BEGIN GIVEN RECORDS

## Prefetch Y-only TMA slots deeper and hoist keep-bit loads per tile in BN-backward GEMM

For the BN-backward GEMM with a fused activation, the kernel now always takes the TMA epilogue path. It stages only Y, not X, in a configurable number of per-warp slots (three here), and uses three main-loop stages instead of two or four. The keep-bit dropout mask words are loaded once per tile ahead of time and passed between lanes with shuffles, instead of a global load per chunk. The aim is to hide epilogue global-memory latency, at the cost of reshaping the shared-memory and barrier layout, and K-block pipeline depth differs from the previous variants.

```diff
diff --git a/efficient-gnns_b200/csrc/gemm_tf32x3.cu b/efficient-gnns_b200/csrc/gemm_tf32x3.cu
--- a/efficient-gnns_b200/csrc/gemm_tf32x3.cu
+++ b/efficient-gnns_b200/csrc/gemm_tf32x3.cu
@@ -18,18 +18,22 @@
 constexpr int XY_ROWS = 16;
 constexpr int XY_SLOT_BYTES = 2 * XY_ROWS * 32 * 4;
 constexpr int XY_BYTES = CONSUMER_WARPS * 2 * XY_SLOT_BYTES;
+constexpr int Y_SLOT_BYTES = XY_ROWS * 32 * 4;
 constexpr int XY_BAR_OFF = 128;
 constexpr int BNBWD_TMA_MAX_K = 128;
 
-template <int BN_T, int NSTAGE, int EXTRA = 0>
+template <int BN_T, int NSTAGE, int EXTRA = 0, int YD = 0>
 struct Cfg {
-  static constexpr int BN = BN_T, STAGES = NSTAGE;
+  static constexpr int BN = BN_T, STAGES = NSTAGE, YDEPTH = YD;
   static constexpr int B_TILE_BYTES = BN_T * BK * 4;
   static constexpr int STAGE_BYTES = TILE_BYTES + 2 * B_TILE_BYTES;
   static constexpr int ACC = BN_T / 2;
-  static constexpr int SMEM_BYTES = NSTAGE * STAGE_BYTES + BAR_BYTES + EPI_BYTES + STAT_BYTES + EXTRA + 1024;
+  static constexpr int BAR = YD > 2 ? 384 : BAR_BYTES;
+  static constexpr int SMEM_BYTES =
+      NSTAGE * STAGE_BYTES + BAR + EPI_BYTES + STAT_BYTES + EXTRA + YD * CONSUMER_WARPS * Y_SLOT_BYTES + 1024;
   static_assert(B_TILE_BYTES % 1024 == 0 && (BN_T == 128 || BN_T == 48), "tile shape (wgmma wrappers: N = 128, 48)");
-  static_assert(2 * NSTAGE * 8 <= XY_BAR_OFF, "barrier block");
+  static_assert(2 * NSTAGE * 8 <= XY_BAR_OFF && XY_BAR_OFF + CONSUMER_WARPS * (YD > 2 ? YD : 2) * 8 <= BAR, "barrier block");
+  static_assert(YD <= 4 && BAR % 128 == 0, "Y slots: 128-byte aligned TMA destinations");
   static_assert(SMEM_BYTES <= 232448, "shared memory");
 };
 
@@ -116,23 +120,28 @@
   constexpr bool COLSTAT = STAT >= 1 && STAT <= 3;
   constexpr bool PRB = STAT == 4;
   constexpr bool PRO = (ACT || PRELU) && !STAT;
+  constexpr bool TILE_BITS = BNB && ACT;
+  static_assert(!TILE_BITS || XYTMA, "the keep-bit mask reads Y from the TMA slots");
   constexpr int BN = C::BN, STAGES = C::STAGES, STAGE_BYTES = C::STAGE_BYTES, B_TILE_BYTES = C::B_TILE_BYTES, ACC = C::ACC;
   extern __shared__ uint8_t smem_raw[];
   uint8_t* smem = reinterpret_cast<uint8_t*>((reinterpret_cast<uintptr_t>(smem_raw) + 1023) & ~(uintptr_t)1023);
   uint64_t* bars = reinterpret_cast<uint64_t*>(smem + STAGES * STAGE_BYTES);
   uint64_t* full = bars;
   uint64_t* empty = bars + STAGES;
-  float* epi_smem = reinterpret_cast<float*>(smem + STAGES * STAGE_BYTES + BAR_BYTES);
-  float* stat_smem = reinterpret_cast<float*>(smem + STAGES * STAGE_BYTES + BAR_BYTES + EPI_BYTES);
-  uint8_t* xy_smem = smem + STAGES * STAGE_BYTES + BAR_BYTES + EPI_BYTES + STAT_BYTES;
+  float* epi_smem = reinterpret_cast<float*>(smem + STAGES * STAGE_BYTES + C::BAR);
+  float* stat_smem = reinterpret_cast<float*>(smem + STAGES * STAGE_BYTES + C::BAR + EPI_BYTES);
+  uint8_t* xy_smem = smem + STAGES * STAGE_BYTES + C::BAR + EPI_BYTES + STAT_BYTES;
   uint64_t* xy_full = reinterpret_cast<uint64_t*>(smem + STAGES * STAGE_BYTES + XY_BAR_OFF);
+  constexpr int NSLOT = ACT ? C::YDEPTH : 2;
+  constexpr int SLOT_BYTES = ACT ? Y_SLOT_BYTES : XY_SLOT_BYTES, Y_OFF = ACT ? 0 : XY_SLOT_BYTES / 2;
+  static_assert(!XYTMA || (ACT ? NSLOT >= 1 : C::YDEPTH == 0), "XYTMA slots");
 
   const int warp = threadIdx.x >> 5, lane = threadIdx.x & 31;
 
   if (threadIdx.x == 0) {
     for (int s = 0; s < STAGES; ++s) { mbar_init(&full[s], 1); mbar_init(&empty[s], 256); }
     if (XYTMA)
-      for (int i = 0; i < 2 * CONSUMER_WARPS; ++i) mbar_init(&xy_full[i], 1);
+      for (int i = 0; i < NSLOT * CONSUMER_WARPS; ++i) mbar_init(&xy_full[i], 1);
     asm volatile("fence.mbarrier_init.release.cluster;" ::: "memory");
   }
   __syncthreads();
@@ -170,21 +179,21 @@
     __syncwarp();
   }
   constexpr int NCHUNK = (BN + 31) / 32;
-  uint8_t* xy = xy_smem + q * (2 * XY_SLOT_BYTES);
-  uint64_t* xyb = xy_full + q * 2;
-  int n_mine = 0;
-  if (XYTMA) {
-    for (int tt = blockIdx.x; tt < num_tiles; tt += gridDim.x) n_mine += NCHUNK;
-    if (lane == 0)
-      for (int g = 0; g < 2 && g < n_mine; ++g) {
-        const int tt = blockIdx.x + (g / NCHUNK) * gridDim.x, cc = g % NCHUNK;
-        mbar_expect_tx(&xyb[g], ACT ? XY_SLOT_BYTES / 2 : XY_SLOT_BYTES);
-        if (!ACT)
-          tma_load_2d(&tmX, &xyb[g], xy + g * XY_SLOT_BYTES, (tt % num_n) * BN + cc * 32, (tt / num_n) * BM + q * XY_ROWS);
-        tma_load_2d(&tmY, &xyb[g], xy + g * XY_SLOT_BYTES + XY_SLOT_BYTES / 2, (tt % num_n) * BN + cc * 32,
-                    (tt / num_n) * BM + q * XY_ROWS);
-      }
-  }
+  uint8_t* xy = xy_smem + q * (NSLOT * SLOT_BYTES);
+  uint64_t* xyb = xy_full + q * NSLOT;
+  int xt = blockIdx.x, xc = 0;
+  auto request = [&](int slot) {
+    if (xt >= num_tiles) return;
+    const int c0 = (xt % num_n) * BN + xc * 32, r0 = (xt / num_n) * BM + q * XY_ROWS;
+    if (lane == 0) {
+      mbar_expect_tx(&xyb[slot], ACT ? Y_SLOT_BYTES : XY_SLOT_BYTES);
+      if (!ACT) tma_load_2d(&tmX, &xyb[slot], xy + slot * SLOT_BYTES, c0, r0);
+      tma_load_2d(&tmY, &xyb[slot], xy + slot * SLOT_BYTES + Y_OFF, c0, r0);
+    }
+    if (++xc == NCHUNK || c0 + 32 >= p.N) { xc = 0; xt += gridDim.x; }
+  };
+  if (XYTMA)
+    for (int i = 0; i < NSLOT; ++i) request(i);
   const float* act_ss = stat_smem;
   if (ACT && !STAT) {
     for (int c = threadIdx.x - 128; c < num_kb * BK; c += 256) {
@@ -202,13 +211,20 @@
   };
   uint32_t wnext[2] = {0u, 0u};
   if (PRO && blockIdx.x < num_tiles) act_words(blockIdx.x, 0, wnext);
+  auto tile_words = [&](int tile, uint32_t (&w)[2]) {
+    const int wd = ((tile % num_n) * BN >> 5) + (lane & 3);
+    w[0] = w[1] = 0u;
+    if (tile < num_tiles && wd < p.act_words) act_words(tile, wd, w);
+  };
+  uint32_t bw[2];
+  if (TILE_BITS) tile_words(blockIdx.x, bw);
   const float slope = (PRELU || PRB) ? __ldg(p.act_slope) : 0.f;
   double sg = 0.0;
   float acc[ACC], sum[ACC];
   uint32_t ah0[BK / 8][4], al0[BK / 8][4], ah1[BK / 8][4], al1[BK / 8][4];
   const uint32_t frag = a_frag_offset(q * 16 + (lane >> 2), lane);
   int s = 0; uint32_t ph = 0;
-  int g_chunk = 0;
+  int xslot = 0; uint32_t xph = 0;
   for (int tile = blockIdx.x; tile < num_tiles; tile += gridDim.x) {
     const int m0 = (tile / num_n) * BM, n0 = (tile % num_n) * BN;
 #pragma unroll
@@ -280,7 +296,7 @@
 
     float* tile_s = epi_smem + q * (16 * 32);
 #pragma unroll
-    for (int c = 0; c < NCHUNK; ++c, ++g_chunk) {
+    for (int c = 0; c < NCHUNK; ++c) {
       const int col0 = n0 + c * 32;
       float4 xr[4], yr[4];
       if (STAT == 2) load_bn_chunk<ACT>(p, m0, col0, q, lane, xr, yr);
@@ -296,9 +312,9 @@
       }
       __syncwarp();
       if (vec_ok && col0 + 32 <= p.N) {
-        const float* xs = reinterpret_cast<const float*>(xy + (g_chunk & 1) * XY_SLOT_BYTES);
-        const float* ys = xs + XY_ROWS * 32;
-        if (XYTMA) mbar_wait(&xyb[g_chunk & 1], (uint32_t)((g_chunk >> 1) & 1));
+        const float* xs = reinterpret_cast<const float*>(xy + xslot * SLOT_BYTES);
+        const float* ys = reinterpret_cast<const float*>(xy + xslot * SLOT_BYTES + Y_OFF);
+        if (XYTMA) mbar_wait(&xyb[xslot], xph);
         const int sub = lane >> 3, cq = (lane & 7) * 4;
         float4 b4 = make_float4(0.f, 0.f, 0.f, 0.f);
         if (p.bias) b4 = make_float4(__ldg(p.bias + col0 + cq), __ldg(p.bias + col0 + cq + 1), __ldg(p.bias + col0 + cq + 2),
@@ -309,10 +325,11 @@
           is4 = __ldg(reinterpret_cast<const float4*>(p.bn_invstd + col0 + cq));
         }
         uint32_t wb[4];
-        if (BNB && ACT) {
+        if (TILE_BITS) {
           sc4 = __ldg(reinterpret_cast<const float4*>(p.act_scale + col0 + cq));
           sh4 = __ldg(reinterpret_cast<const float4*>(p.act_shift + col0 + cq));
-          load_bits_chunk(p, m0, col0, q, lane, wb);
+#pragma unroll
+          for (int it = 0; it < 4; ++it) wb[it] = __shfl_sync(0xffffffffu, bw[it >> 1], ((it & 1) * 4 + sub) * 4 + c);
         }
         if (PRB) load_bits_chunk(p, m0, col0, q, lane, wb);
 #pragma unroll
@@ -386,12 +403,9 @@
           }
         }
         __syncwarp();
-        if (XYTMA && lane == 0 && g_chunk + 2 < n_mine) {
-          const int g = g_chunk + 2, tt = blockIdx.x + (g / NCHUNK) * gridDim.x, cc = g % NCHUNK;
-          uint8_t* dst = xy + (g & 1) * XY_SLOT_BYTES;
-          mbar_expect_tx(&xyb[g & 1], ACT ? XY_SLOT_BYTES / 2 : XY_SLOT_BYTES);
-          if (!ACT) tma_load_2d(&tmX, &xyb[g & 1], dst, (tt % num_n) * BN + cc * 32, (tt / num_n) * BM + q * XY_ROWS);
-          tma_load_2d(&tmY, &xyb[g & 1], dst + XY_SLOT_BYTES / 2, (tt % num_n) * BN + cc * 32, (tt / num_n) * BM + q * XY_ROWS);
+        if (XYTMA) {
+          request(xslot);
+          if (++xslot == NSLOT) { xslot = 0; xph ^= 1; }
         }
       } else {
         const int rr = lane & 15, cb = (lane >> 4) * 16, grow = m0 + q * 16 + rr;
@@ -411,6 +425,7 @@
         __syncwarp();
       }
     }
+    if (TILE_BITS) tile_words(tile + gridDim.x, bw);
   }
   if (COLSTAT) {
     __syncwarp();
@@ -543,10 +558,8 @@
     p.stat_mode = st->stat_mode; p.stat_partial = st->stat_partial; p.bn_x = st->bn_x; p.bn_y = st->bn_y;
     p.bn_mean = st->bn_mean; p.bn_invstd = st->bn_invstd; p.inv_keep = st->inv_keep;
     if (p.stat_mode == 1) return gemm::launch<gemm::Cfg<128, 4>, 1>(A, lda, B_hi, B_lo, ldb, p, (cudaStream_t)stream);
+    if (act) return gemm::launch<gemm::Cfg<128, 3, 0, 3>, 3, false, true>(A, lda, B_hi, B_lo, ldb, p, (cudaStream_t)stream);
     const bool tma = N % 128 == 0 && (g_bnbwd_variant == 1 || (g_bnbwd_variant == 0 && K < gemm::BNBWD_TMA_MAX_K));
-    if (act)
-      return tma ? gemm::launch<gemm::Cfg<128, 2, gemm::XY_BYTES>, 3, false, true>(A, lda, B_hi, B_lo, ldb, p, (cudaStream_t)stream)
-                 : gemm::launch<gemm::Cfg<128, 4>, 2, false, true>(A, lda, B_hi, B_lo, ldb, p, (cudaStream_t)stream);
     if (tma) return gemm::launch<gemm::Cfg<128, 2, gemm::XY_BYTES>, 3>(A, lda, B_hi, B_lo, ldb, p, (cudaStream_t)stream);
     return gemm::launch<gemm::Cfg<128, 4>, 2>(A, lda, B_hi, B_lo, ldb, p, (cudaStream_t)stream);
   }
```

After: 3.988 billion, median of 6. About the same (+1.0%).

END GIVEN RECORDS
BEGIN GIVEN RECORDS

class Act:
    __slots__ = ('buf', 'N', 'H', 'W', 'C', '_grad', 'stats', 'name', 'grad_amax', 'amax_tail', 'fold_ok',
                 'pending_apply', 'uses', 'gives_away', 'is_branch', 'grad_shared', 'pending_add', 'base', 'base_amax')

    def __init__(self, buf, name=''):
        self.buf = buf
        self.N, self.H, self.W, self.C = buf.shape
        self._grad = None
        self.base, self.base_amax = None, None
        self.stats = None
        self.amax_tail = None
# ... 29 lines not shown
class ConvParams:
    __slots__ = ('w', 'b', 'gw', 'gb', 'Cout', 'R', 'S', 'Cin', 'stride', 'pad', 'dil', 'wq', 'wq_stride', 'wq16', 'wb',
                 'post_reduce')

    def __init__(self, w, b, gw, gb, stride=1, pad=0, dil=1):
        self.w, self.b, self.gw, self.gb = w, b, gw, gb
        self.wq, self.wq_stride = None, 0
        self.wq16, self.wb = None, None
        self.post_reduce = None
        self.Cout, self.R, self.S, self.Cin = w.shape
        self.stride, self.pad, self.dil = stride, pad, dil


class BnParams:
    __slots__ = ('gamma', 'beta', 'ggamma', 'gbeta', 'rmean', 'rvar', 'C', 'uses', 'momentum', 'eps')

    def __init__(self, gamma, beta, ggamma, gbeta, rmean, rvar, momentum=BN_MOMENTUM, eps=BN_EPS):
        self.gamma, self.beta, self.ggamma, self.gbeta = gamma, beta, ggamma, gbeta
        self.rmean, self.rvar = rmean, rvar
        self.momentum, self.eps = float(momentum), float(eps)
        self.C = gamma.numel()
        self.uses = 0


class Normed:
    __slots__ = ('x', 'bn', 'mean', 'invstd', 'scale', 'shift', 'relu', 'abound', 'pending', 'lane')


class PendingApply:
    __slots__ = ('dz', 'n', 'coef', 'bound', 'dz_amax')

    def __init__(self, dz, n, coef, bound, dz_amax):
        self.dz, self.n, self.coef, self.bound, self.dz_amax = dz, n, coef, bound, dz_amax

END GIVEN RECORDS

TASK TO CARRY OUT: Wherever a line above includes the string "efficient", count it; give only the final tally.

ANSWER FOR THE TASK: 3